The lawsuit also alleges violations of Florida's Deceptive and Unfair Trade Practices Act — meaning OpenAI allegedly marketed ChatGPT as safe for children while internally knowing it wasn't.
OpenAI's Response
OpenAI spokesperson Kayla Wood gave NPR a statement that did not directly address the specific shootings or suicides. Wood said: "AI is a new and powerful technology, and we believe minors need significant protection, which is why we have put in place industry leading protections and policies."
On the FSU shooting specifically, OpenAI previously told NBC News: "Last year's mass shooting at Florida State University was a tragedy, but ChatGPT is not responsible for this terrible crime."
OpenAI has not disputed the existence of the chat logs reviewed by prosecutors.
The Broader Legal Picture
The Elon Musk lawsuit against OpenAI — accusing the company of betraying its original nonprofit mission to humanity in favor of profit — was recently concluded. The jury ruled Musk waited too long to file and the statute of limitations had passed. But the underlying allegation — that OpenAI chose profit over its stated mission — mirrors what Florida is now arguing in its civil suit.

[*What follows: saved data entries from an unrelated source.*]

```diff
@@ -728,28 +746,35 @@
 			v[u] = nxt[u];
 		if (it + 1 < NBODY && !(ABL & MODE_LEAN)) {
 			const uint32_t *pn = body_ptr(it + 1);
-#pragma unroll
-			for (int u = 0; u < BODY; u++)
-				nxt[u] = pn[P::off(u)];
+			P::read_body(nxt, pn);
 		}
 		if (!(ABL & 2))
 			pass_body<L, K0, G>(v, h, K0 == 0 ? bias : 0u, K0 == 0 ? bias : 0u);
 		if (it + 1 < NBODY && (ABL & MODE_LEAN) != 0) {
 			__builtin_amdgcn_sched_barrier(0);
 			const uint32_t *pn = body_ptr(it + 1);
-#pragma unroll
-			for (int u = 0; u < BODY; u++)
-				nxt[u] = pn[P::off(u)];
+			P::read_body(nxt, pn);
 		}
 		if constexpr (!LAST) {
 #pragma unroll
 			for (int u = 0; u < BODY; u++)
 				p[P::off(u)] = v[u];
 		} else {
+			if constexpr (P::WIDE_PARK) {
+#pragma unroll
+				for (int u = 0; u < BODY; u += 8) {
+					lds_v4u x;
+#pragma unroll
+					for (int k = 0; k < 4; k++)
+						x[k] = pack_pcm<L, FLIP, BIGEND>(v[u + 2 * k], v[u + 2 * k + 1], pf);
+					lds_write4(base + (it * (BODY / 8) + u / 8) * park_piece<C::NJ_LAST>(), x);
+				}
+			} else {
 #pragma unroll
 			for (int u = 0; u < BODY; u += 2) {
 				const int d = it * (BODY / 2) + u / 2;
 				base[(d / 4) * park_piece<C::NJ_LAST>() + d % 4] = pack_pcm<L, FLIP, BIGEND>(v[u], v[u + 1], pf);
+			}
 			}
 		}
 	}
@@ -787,7 +812,7 @@
 template <class C, int K0, int G, int... Rest>
 constexpr int carry_total()
 {
-	constexpr int mine = carry_words(PassGeo<C, K0, G>::BODY * PassGeo<C, K0, G>::SIGMA, C::PS);
+	constexpr int mine = carry_words(PassGeo<C, K0, G>::BODY * PassGeo<C, K0, G>::SIGMA, C::PS, C::PW);
 	if constexpr (sizeof...(Rest) == 0)
 		return mine;
 	else
@@ -804,7 +829,7 @@
 	if constexpr (!last) {
 		lds_pass<C, K0, G, false, ABL, true, true, CARRY>(tile, tid, fmt, cb, bias, bias_warm);
 		run_lds_passes<C, ABL, CARRY, K0 + G, Rest...>(tile, tid, fmt,
-							       CARRY ? carry + carry_words(PassGeo<C, K0, G>::BODY * PassGeo<C, K0, G>::SIGMA, C::PS) : nullptr);
+							       CARRY ? carry + carry_words(PassGeo<C, K0, G>::BODY * PassGeo<C, K0, G>::SIGMA, C::PS, C::PW) : nullptr);
 	} else if (fmt == ACMHIP_FMT_S16LE) {
 		lds_pass<C, K0, G, true, ABL, false, false, CARRY>(tile, tid, fmt, cb);
 	} else {
@@ -1757,9 +1782,9 @@
 {
 	constexpr int NJ_LAST = C::NJ_LAST, PER_OWNER = NJ_LAST / 8;
 	static_assert((NP / 2) % PER_OWNER == 0 && NJ_LAST % (1 << C::PS) == 0, "round k's LDS address is round 0's plus a constant");
-	constexpr int DQ = (NP / 2 / PER_OWNER) * (NJ_LAST + (NJ_LAST >> C::PS));
+	constexpr int DQ = (NP / 2 / PER_OWNER) * C::at(NJ_LAST);
 	const int v0 = lane / 2;
-	uint32_t qa = (uint32_t)(lds_at<C::PS>((v0 / PER_OWNER) * NJ_LAST) + (v0 % PER_OWNER) * park_piece<NJ_LAST>() + 2 * (lane & 1));
+	uint32_t qa = (uint32_t)(lds_at<C::PS, C::PW>((v0 / PER_OWNER) * NJ_LAST) + (v0 % PER_OWNER) * park_piece<NJ_LAST>() + 2 * (lane & 1));
 	uint32_t oa = (uint32_t)lane * 16u;
 	asm volatile("" : "+v"(qa), "+v"(oa));
 #pragma unroll
@@ -2180,7 +2205,7 @@
 			c0[hf] = RR == 1 ? class_of(i) : i % SIGMA;
 			rrd[hf] = RR == 1 ? 0u : i / SIGMA;
 			const uint32_t m_lane = rrd[hf] * (uint32_t)(NSW * COLS) + c0[hf] + (uint32_t)SIGMA * qd;
-			o_lane[hf] = m_lane + (m_lane >> PS);
+			o_lane[hf] = m_lane + C::PW * (m_lane >> PS);
 		}
 		uint32_t bias_at[NSW][NH];
 		int32_t val[NSW][NH], dv2[NSW][NH], dv1[NSW][NH];
@@ -2374,16 +2399,21 @@
 					      (NG == 1 || (group_at(NG - 1) % (1 << PS) + CB + 7 < (1 << PS) && SIGMA % (1 << PS) == 0)), "address split");
 #pragma unroll
 				for (int hf = 0; hf < NH; hf++) {
-					uint32_t *const o = tile + (o_lane[hf] + (uint32_t)((s * COLS + ((s * COLS) >> PS)) + (group_at(g) + (group_at(g) >> PS))));
+					uint32_t *const o = tile + (o_lane[hf] + (uint32_t)(C::at(s * COLS) + C::at((int)group_at(g))));
+					if constexpr (C::PW == 4 && NVH == 4 && (ACM_K3_WIDE & 1)) {
+						const lds_v4u x = { (uint32_t)y[0], (uint32_t)y[1], (uint32_t)y[2], (uint32_t)y[3] };
+						lds_write4(o, x);
+					} else {
 #pragma unroll
 					for (int v = 0; v < NVH; v++)
 						o[v] = (uint32_t)y[hf * NVH + v];
+					}
 				}
 			}
 			cf += 64;
 #pragma unroll
 			for (int hf = 0; hf < NH; hf++)
-				o_lane[hf] += SIGMA * 16 + ((SIGMA * 16) >> PS);
+				o_lane[hf] += C::at(SIGMA * 16);
 		}
 	}
 
@@ -2483,13 +2513,16 @@
 	using FP = FirstPassZ<L_>;
 	using C = typename FP::C;
 	constexpr int L = L_, COLS = C::COLS, NELEM = C::NELEM, TR = C::TR, NJ_LAST = C::NJ_LAST, NW = FP::NW;
-	constexpr int WTILE = 8 + NELEM + (NELEM >> C::PS);
+	using Geo = typename FP::Geo;
+	constexpr int WTILE = Geo::TILE_WORDS;
 	constexpr int NCARRY_WORDS = carry_total<C, FP::G, Gs...>();
+	static_assert(NCARRY_WORDS == Geo::CARRY_WORDS, "the LDS passes acm_kernel_geo.h counts the carry buffers of (CHUNK_GROUPS) are not the ones built here");
 	constexpr int PASS_ABL = ABL | MODE_WAVE | (FP::NG > 1 && NW == 16 ? MODE_LEAN : 0);
 
-	__shared__ uint32_t tile_mem[NW][WTILE];
-	__shared__ uint32_t carry_all[NW][NCARRY_WORDS];
+	__shared__ __attribute__((aligned(16))) uint32_t tile_mem[NW][WTILE];
+	__shared__ __attribute__((aligned(16))) uint32_t carry_all[NW][NCARRY_WORDS];
 	__shared__ typename FP::Tables tables;
+	static_assert(sizeof(typename FP::Tables) == Geo::TABLE_BYTES, "acm_kernel_geo.h counts the tables into a CU's LDS");
 
 	const int lane0 = threadIdx.x & 63;
 	const uint32_t wave = __builtin_amdgcn_readfirstlane(threadIdx.x >> 6);
@@ -2497,6 +2530,8 @@
 
 	enum { SPLIT_CLAIM_LO, SPLIT_CLAIM_HI, SPLIT_WRAP, SPLIT_NCLAIMED, SPLIT_NSTATIC, SPLIT_RUN_CHUNKS, SPLIT_NTILES, SPLIT_WORDS };
 	__shared__ __attribute__((aligned(8))) uint32_t split_mem[SPLIT_WORDS + 1];
+	static_assert(sizeof(split_mem) == Geo::SPLIT_BYTES && sizeof(tile_mem) + sizeof(carry_all) + sizeof(tables) + sizeof(split_mem) == Geo::LDS_BYTES &&
+		      Geo::LDS_BYTES <= acm_geo::LDS_PER_CU, "a CU's 160 KB hold every wavefront's tile and carries, the tables and the split words");
 	const uint32_t nvw = gridDim.x * NW, vw = blockIdx.x * NW + wave;
 	const uint32_t per = nclaimed ? static_per : (ntiles + nvw - 1) / nvw;
 	const uint32_t nstatic = nclaimed ? nvw * static_per : ntiles;
@@ -2512,7 +2547,7 @@
 	}
 	__syncthreads();
 
-	uint32_t *const tile = tile_mem[wave] + 8;
+	uint32_t *const tile = tile_mem[wave] + Geo::GUARD;
 	uint32_t *const carry_mem = carry_all[wave];
 
 	uint32_t t = vw * per;
@@ -2681,8 +2716,12 @@
 #pragma unroll
 				for (int k = 0; k < NSTORE; k++) {
 					const int vec = lane + k * 64;
-					const uint32_t *q = tile + lds_at<C::PS>((vec / PER_OWNER) * NJ_LAST) + (vec % PER_OWNER) * park_piece<NJ_LAST>();
-					const v4u o = { q[0], q[1], q[2], q[3] };
+					const uint32_t *q = tile + lds_at<C::PS, C::PW>((vec / PER_OWNER) * NJ_LAST) + (vec % PER_OWNER) * park_piece<NJ_LAST>();
+					v4u o;
+					if constexpr (C::PW == 4 && (ACM_K3_WIDE & 8))
+						o = lds_read4(q);
+					else
+						o = v4u{ q[0], q[1], q[2], q[3] };
 #ifdef ACM_K3_ST_MOD
 					asm volatile("global_store_dwordx4 %0, %1, %2" ACM_K3_ST_MOD :: "v"((uint32_t)(vec * 16)), "v"(o), "s"(sgpr_u64(reinterpret_cast<uint64_t>(out))) : "memory");
 #else
diff --git a/profiles/count_ds.py b/profiles/count_ds.py
--- /dev/null
+++ b/profiles/count_ds.py
@@ -0,0 +1,37 @@
+#!/usr/bin/env python3
+import collections
+import re
+import sys
+
+
+def main():
+    asm, level = open(sys.argv[1]).read(), sys.argv[2]
+    m = re.search(r"^(_ZN\S*acm_chunkILi%sE\S*):" % level, asm, re.M)
+    if not m:
+        raise SystemExit("no acm_chunk<%s> in %s" % (level, sys.argv[1]))
+    lines = asm[m.end():asm.index(".Lfunc_end", m.end())].split("\n")
+    base = asm[:m.end()].count("\n")
+    blocks, label, cur, start, n = [], "entry", collections.Counter(), 0, 0
+    for i, line in enumerate(lines):
+        t = line.split(";")[0].strip()
+        mm = re.fullmatch(r"(\.L\w+):", t)
+        if mm:
+            blocks.append((label, start, n, cur))
+            label, cur, start, n = mm.group(1), collections.Counter(), i, 0
+            continue
+        if not t or t.startswith("."):
+            continue
+        n += 1
+        if t.startswith("ds_"):
+            cur[t.split()[0]] += 1
+    blocks.append((label, start, n, cur))
+    total = collections.Counter()
+    for label, start, n, c in blocks:
+        total.update(c)
+        if c:
+            print("%-14s line %7d  insts %4d  %s" % (label, base + start + 1, n, " ".join("%s x%d" % kv for kv in sorted(c.items()))))
+    print("total %d: %s" % (sum(total.values()), " ".join("%s x%d" % kv for kv in sorted(total.items()))))
+
+
+if __name__ == "__main__":
+    main()
```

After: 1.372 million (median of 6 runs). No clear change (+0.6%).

Why Consumer Product Liability Could Apply
Consumer product liability law is well-established. If a car company knows its brakes are faulty and sells the car anyway, they pay. Florida is arguing the same logic applies here.
ChatGPT launched publicly in November 2022. OpenAI has had years to study how people actually use this product. If internal documents show they knew about these risks and shipped anyway, it shifts from an innovation question to a corporate negligence question.
What This Means Going Forward
For those with kids using ChatGPT or other AI chatbots, there is currently no federal safety standard for AI chatbots. States are establishing that regulation one lawsuit at a time.
For OpenAI, the primary risk extends beyond this single case. If Florida prevails, every state attorney general in the country gains a legal roadmap. Uthmeier himself predicted other states would follow.
Sam Altman built a company valued at over a trillion dollars in three years. A state attorney general is now seeking to make him personally liable for the consequences of that rapid growth.